Besides just a focus on technology solutions, Riahi has also placed an emphasis on greater socioeconomic and policy solutions. His work on SSPs, inequality in development, research sharing among nations, and CD-LINKS has revolutionized interpretations connecting climate change and its effect with socioeconomic conditions, as well as provided new development and policy-making avenues seeking to tackle both issues simultaneously.

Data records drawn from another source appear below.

# iris1997jiatong/I-DCCRN-VAE

Measured on AMD Instinct MI355X. Metric: 4s@16kHz utterances/sec fwd+SI-SNR, DCCRN-CL, 1/2/4/8 MI355X vs host CPU, higher is better.
Workload: dtype f32; 1 GPU; supervised DCCRN-CL forward(train=False) + final_ete_loss (weights 0/0/1); batch_per_gpu=64, utterance=4 s @ 16 kHz (64000 samples, 641 frames), parallelism=replicas x1, streams=1, input=resident in HBM

## Files before the change

### i-dccrn-vae_amd/csrc/ctconv_c1_f32.hip

```cpp
#include "cgemm.hpp"
#include "conv_epilogue.hpp"
#include "../../include/idccrn_hip.h"

namespace {

constexpr int C1F_NC = 4;
constexpr int C1F_PR = 4;

template <bool STATS>
__global__ __launch_bounds__(256) void ctconv_c1_f32_kernel(const CgemmArgs a, int rseg) {
    const int tid = threadIdx.x;
    const int m_lo = blockIdx.y * rseg;
    int m_hi = m_lo + rseg;
    if (m_hi > a.Fin) m_hi = a.Fin;
    int jcol[C1F_NC], c0[C1F_NC][2], c1[C1F_NC][2];
    bool inb[C1F_NC], keep[C1F_NC], cok[C1F_NC][2];
#pragma unroll
    for (int n = 0; n < C1F_NC; ++n) {
        const int j = (blockIdx.x * C1F_NC + n) * 256 + tid;
        jcol[n] = j;
        inb[n] = j < a.J;
#pragma unroll
        for (int h = 0; h < 2; ++h) {
            const int c = j + h + a.tshift;
            cok[n][h] = inb[n] && c >= 0 && c < a.J;
            c0[n][h] = cok[n][h] ? c : 0;
            const int b = c0[n][h] / a.Tp;
            c1[n][h] = (b / a.x1_div) * a.Tp + (c0[n][h] - b * a.Tp);
        }
        const int tp = j % a.Tp;
        keep[n] = inb[n] && tp >= 1 && tp <= a.t_valid;
    }
    const float slope = a.slope ? *a.slope : 1.0f;
    const bool has_act = a.slope != nullptr;
    const float bias0 = a.bias[0], bias1 = a.bias[1];
    const size_t plane0 = (size_t)a.Fin * a.Jp, plane1 = (size_t)a.Fin * a.Jp1;
    const int CC = 2 * (a.C0 + a.C1);

    float st[5] = {0.f, 0.f, 0.f, 0.f, 0.f};
    float pa[C1F_NC][10], pb[C1F_NC][10], pc[C1F_NC][10];
#pragma unroll
    for (int n = 0; n < C1F_NC; ++n)
#pragma unroll
        for (int i = 0; i < 10; ++i) pa[n][i] = pb[n][i] = pc[n][i] = 0.f;

    auto contract = [&](int m, float (&p)[C1F_NC][10]) {
#pragma unroll
        for (int n = 0; n < C1F_NC; ++n)
#pragma unroll
            for (int i = 0; i < 10; ++i) p[n][i] = 0.f;
        if (m < 0 || m >= a.Fin) return;
        for (int cc0 = 0; cc0 < CC; cc0 += C1F_PR) {
            float xv[C1F_PR][C1F_NC][2];
#pragma unroll
            for (int u = 0; u < C1F_PR; ++u) {
                const int cc = cc0 + u < CC ? cc0 + u : CC - 1;
                const int ci = cc >> 1, ri = cc & 1;
                const bool first = ci < a.C0;
                const float* r = first ? a.x0 + (size_t)(ri * a.C0 + ci) * plane0 + (size_t)m * a.Jp
                                       : a.x1 + (size_t)(ri * a.C1 + (ci - a.C0)) * plane1 + (size_t)m * a.Jp1;
#pragma unroll
                for (int n = 0; n < C1F_NC; ++n) {
                    xv[u][n][0] = r[first ? c0[n][0] : c1[n][0]];
                    xv[u][n][1] = r[first ? c0[n][1] : c1[n][1]];
                }
            }
#pragma unroll
            for (int u = 0; u < C1F_PR; ++u) {
                const bool live = cc0 + u < CC;
                const float* w = a.wfrag + (size_t)(live ? cc0 + u : 0) * 5 * 64;
#pragma unroll
                for (int kf = 0; kf < 5; ++kf) {
                    const float w00 = live ? w[kf * 64] : 0.f, w01 = live ? w[kf * 64 + 1] : 0.f;
                    const float w10 = live ? w[kf * 64 + 32] : 0.f, w11 = live ? w[kf * 64 + 33] : 0.f;
#pragma unroll
                    for (int n = 0; n < C1F_NC; ++n) {
                        const float x0v = cok[n][0] ? xv[u][n][0] : 0.f, x1v = cok[n][1] ? xv[u][n][1] : 0.f;
                        p[n][kf * 2] += w00 * x0v;
                        p[n][kf * 2 + 1] += w01 * x0v;
                        p[n][kf * 2] += w10 * x1v;
                        p[n][kf * 2 + 1] += w11 * x1v;
                    }
                }
            }
        }
    };
    auto emit = [&](int n, int fo, float yr, float yi) {
        if (fo < 0 || fo >= a.Fout) return;
        yr += bias0;
        yi += bias1;
        if (has_act) {
            yr = yr >= 0.f ? yr : slope * yr;
            yi = yi >= 0.f ? yi : slope * yi;
        }
        yr = keep[n] ? yr : 0.f;
        yi = keep[n] ? yi : 0.f;
        if (inb[n]) {
            a.out[(size_t)fo * a.Jp + jcol[n]] = yr;
            a.out[((size_t)a.Fout + fo) * a.Jp + jcol[n]] = yi;
        }
        if (STATS && keep[n]) epi_stats_add(st, yr, yi);
    };

    contract(m_lo - 1, pa);
    contract(m_lo, pb);
    for (int m = m_lo; m < m_hi; ++m) {
        contract(m + 1, pc);
#pragma unroll
        for (int n = 0; n < C1F_NC; ++n) {
            emit(n, 2 * m, pc[n][0] + pb[n][4] + pa[n][8], pc[n][1] + pb[n][5] + pa[n][9]);
            emit(n, 2 * m + 1, pc[n][2] + pb[n][6], pc[n][3] + pb[n][7]);
#pragma unroll
            for (int i = 0; i < 10; ++i) {
                pa[n][i] = pb[n][i];
                pb[n][i] = pc[n][i];
            }
        }
    }
    if (STATS) {
        __shared__ float red[4][5];
        const int lane = tid & 63, wave = tid >> 6;
#pragma unroll
        for (int s = 0; s < 5; ++s) {
            float t = st[s];
#pragma unroll
            for (int o = 32; o > 0; o >>= 1) t += __shfl_xor(t, o, 64);
            if (lane == 0) red[wave][s] = t;
        }
        __syncthreads();
        if (tid < 5) atomicAdd(&a.stats[tid], (double)red[0][tid] + (double)red[1][tid] + (double)red[2][tid] + (double)red[3][tid]);
    }
}

}

int idv_launch_ctconv_c1_f32(const CgemmArgs& a, hipStream_t st) {
    const int colblocks = (a.J + 256 * C1F_NC - 1) / (256 * C1F_NC);
    int segs = 512 / colblocks;
    if (segs < 1) segs = 1;
    if (segs > a.Fin) segs = a.Fin;
    const int rseg = (a.Fin + segs - 1) / segs;
    dim3 grid((unsigned)colblocks, (unsigned)((a.Fin + rseg - 1) / rseg));
    if (a.stats)
        hipLaunchKernelGGL(ctconv_c1_f32_kernel<true>, grid, dim3(256), 0, st, a, rseg);
    else
        hipLaunchKernelGGL(ctconv_c1_f32_kernel<false>, grid, dim3(256), 0, st, a, rseg);
    return idv_launch_status();
}
```

### include/idccrn_hip.h

```cpp
#ifndef IDCCRN_HIP_H
#define IDCCRN_HIP_H

#ifdef __cplusplus
extern "C" {
#endif

#define IDV_ABI_VERSION 9
#define IDV_SLACK_FLOATS 256

int idv_abi_version(void);

int idv_coop_last_status(int clear);
int idv_coop_max_workgroups(void);


int idv_cconv_cck(int cin_used);
int idv_cconv_config(int transposed, int cin_used, int Cout, int Fin);

int idv_cbn_fold(const float* moments, const float* gamma_rr, const float* gamma_ri, const float* gamma_ii,
                 const float* beta_r, const float* beta_i, int C, float* fold, void* stream);

int idv_pack_cconv(const float* w_re, const float* w_im, const float* b_re, const float* b_im, const float* fold,
                   int Cout, int Cin_total, int Cin_used, int transposed, float* wfrag, float* bias_out, void* stream);
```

Riahi has combined his technological and policy focuses through his roles at the UN. There, he has had a major impact in using technological solutions to address policy-making for the UN's sustainable development goals.

Riahi's outlook on the future believes that failing to act regarding climate change will have greater economic consequences than emission avoidance costs. He also believes that not all countries will have an equal burden in divesting from fossil fuels, hence his work on research sharing and inequality. Riahi's outlook requires a world that is committed to zero emissions, a sharing economy, renewable energy, and an electrification of demand systems. He foresees the development of utilities as resilience managers, ensuring there aren't stoppages in available electricity, as well as increased digitization to ensure a better connection of systems. Riahi also envisions a greater electrification of transportation services, as well as less car use, in ways that are beneficial to users and incentivize their use. Ultimately, he views the future as a joint effort that utilizes both technological and policy means to avoid the worst outcomes of climate change.